On doit observer la stricte neutralité dans notre profession.
Je prends l’exemple des cérémonies civiles qui sont de plus en plus demandées.
Dans cette situation, le conseiller funéraire est apte avec la famille à créer une cérémonie sur mesure et à animer cette cérémonie civile avec des morceaux de musiques ainsi que des textes choisis par les familles.

Avez-vous l’impression qu’il y a une désacralisation du métier et votre service est-il considéré comme une simple prestation commerciale?
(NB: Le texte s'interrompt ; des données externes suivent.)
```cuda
extern "C" int ac_knn_l2_topk(const float *Q, const float *P, const float *p_sqnorm, const void *p_half, int B, int64_t N,
                              int D, int k, float *out_d, int64_t *out_i, int64_t row_offset, void *workspace,
                              size_t workspace_bytes, int algo, int32_t *stats, ac_stream_t stream) {
    AC_REQUIRE(Q && out_d && out_i && B >= 0 && N >= 0 && D > 0, "ac_knn_l2_topk: bad arguments");
    AC_REQUIRE(k >= 1 && k <= AC_KNN_MAX_K, "ac_knn_l2_topk: k=%d outside [1,%d]", k, AC_KNN_MAX_K);
    AC_REQUIRE(N == 0 || P, "ac_knn_l2_topk: null index");
    AC_REQUIRE(N < (1ll << 31), "ac_knn_l2_topk: shards are limited to 2^31-1 rows");
    if (B == 0) return AC_OK;
    cudaStream_t s = static_cast<cudaStream_t>(stream);
    const int a = resolve_algo(algo, B, N, D, k);
    uint8_t *ws = static_cast<uint8_t *>(workspace);
    ws = reinterpret_cast<uint8_t *>(align_up(reinterpret_cast<uintptr_t>(ws), 256));
    const size_t slack = static_cast<size_t>(ws - static_cast<uint8_t *>(workspace));
    AC_REQUIRE(workspace && workspace_bytes > slack, "ac_knn_l2_topk: null/empty workspace");
    const size_t avail = workspace_bytes - slack;
    if (a == AC_KNN_TENSOR) {
        AC_REQUIRE(k <= AC_KNN_TENSOR_MAX_K && D % 32 == 0, "ac_knn_l2_topk: tensor path needs k <= %d and D %% 32 == 0", AC_KNN_TENSOR_MAX_K);
        AC_REQUIRE(!p_half || D % 64 == 0, "ac_knn_l2_topk: the fp16 shadow path needs D %% 64 == 0");
        return knn_tc_search(Q, P, p_sqnorm, p_half, B, N, D, k, out_d, out_i, row_offset, ws, avail, stats, s);
    }
    return knn_exact(Q, P, B, N, D, k, out_d, out_i, row_offset, ws, avail, s);
}

namespace ac {
int knn_exact_subset(const float *Q, const float *P, int B, int64_t N, int D, int k, float *out_d, int64_t *out_i,
                     int64_t row_offset, void *ws, size_t ws_bytes, cudaStream_t s) {
    return knn_exact(Q, P, B, N, D, k, out_d, out_i, row_offset, ws, ws_bytes, s);
}
size_t knn_exact_workspace_pub(int B, int64_t N, int k) { return knn_exact_workspace(B, N, k); }
}
```

### adaptive_classifier_b200/csrc/gemm_tc.cuh

```cuda
#pragma once
#include "common.cuh"

namespace ac {

constexpr int GEMM_BLOCK_M = 128;
constexpr int GEMM_BLOCK_N = 128;
constexpr int GEMM_BLOCK_K = 32;
constexpr int GEMM_KIND_TF32 = 0, GEMM_KIND_F16 = 1;
__host__ __device__ constexpr int gemm_block_k(int kind) { return kind == GEMM_KIND_F16 ? 64 : 32; }
constexpr int GEMM_STAGES = 4;
constexpr int GEMM_EPI_COLS = GEMM_BLOCK_N / 2;
constexpr int GEMM_EPI_WARPS = 8;
constexpr int GEMM_MMA_THREAD0 = 32 * GEMM_EPI_WARPS;
constexpr int GEMM_PRODUCER_THREAD = GEMM_MMA_THREAD0 + 128;
constexpr int GEMM_THREADS = GEMM_PRODUCER_THREAD + 128;
constexpr int GEMM_EPI_REGS = 160, GEMM_MMA_REGS = 160, GEMM_PRODUCER_REGS = 24;
static_assert(128 * GEMM_PRODUCER_REGS + 128 * GEMM_MMA_REGS + 256 * GEMM_EPI_REGS <= 65536, "register split exceeds the file");
constexpr int GEMM_A_STAGE_BYTES = GEMM_BLOCK_M * 128;
constexpr int GEMM_B_STAGE_BYTES = GEMM_BLOCK_N * 128;
constexpr int GEMM_STAGE_BYTES = GEMM_A_STAGE_BYTES + GEMM_B_STAGE_BYTES;
constexpr int GEMM_ACC_LD = GEMM_BLOCK_N + 4;
constexpr int GEMM_ACC_BYTES = GEMM_BLOCK_M * GEMM_ACC_LD * 4;
constexpr int GEMM_EPI_STAGE_ROW_BYTES = 80;
constexpr int GEMM_EPI_STAGE_BYTES = 32 * GEMM_EPI_STAGE_ROW_BYTES;
constexpr int GEMM_SMEM_BYTES = GEMM_STAGES * GEMM_STAGE_BYTES + GEMM_ACC_BYTES + GEMM_EPI_WARPS * GEMM_EPI_STAGE_BYTES +
                                1024  + 256 ;
static_assert(GEMM_SMEM_BYTES <= 227 * 1024, "stage ring + accumulator tile do not fit");

#ifndef AC_MBAR_WATCHDOG
#define AC_MBAR_WATCHDOG 1
#endif

__device__ __forceinline__ void mbar_wait_guarded(uint64_t *bar, uint32_t parity) {
#if AC_MBAR_WATCHDOG
    uint32_t spins = 0;
    while (!mbar_try_wait(bar, parity)) {
        if (++spins > (1u << 26)) __trap();
    }
#else
    mbar_wait(bar, parity);
#endif
}

struct GemmTileInfo {
    int m0, n0;
    int tile_iter;
};

__device__ __forceinline__ int gemm_epi_chalf() { return ((threadIdx.x >> 5) >> 1) & 1; }
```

Le métier a évolué très rapidement, car le sens sociologique des funérailles a beaucoup évolué dans l’esprit des gens.
Nous le remarquons lors de l’accompagnement d’un défunt jusqu’à sa dernière demeure que ce soit par inhumation ou crémation, le à sens à vraiment changé dans l’esprit des gens.
C’est dans l’éducation, dans la culture.
Il n’y a pas si longtemps que cela, on emmenait les enfants dans le cimetière pour y déposer des fleurs, entretenir les tombes ou se recueillir. Aujourd’hui, les jeunes vont de moins en moins dans les cimetières pour se recueillir ou pour rendre hommage à leurs défunts.
Le développement des jardins cinéraires permettant de répandre les cendres des défunts crématisées a réduit le nombre de tombes.
Il n’y a alors plus vraiment d’endroit pour se recueillir. C’est un endroit dépersonnalisé puisqu’on y trouve les cendres de tout le monde.

Y aurait-il une volonté d’éloigner la mort des moeurs de la société ?

La crémation est une pratique en augmentation. Nous sommes aujourd’hui à 60 % d’inhumation et 40 % de crémation.
Il y a des passages à l’église suivie d’une crémation, mais il y a aussi des crémations tout court avec dispersion des cendres soit en pleine nature, soit dans un espace funéraire ou encore avec la dépose de l’urne dans un columbarium.
On aurait tendance à penser qu’en supprimant complètement les cimetières on supprime le livre d’histoire de notre passage sur terre.
Le cimetière c’est la trace historique de notre passage sur terre.
En supprimant les tombes et les lieux de recueillement, on en arrive à désacraliser la mort, mais aussi à supprimer la trace historique de notre existence.
C’est un fait sociologique avant même d’être un fait religieux.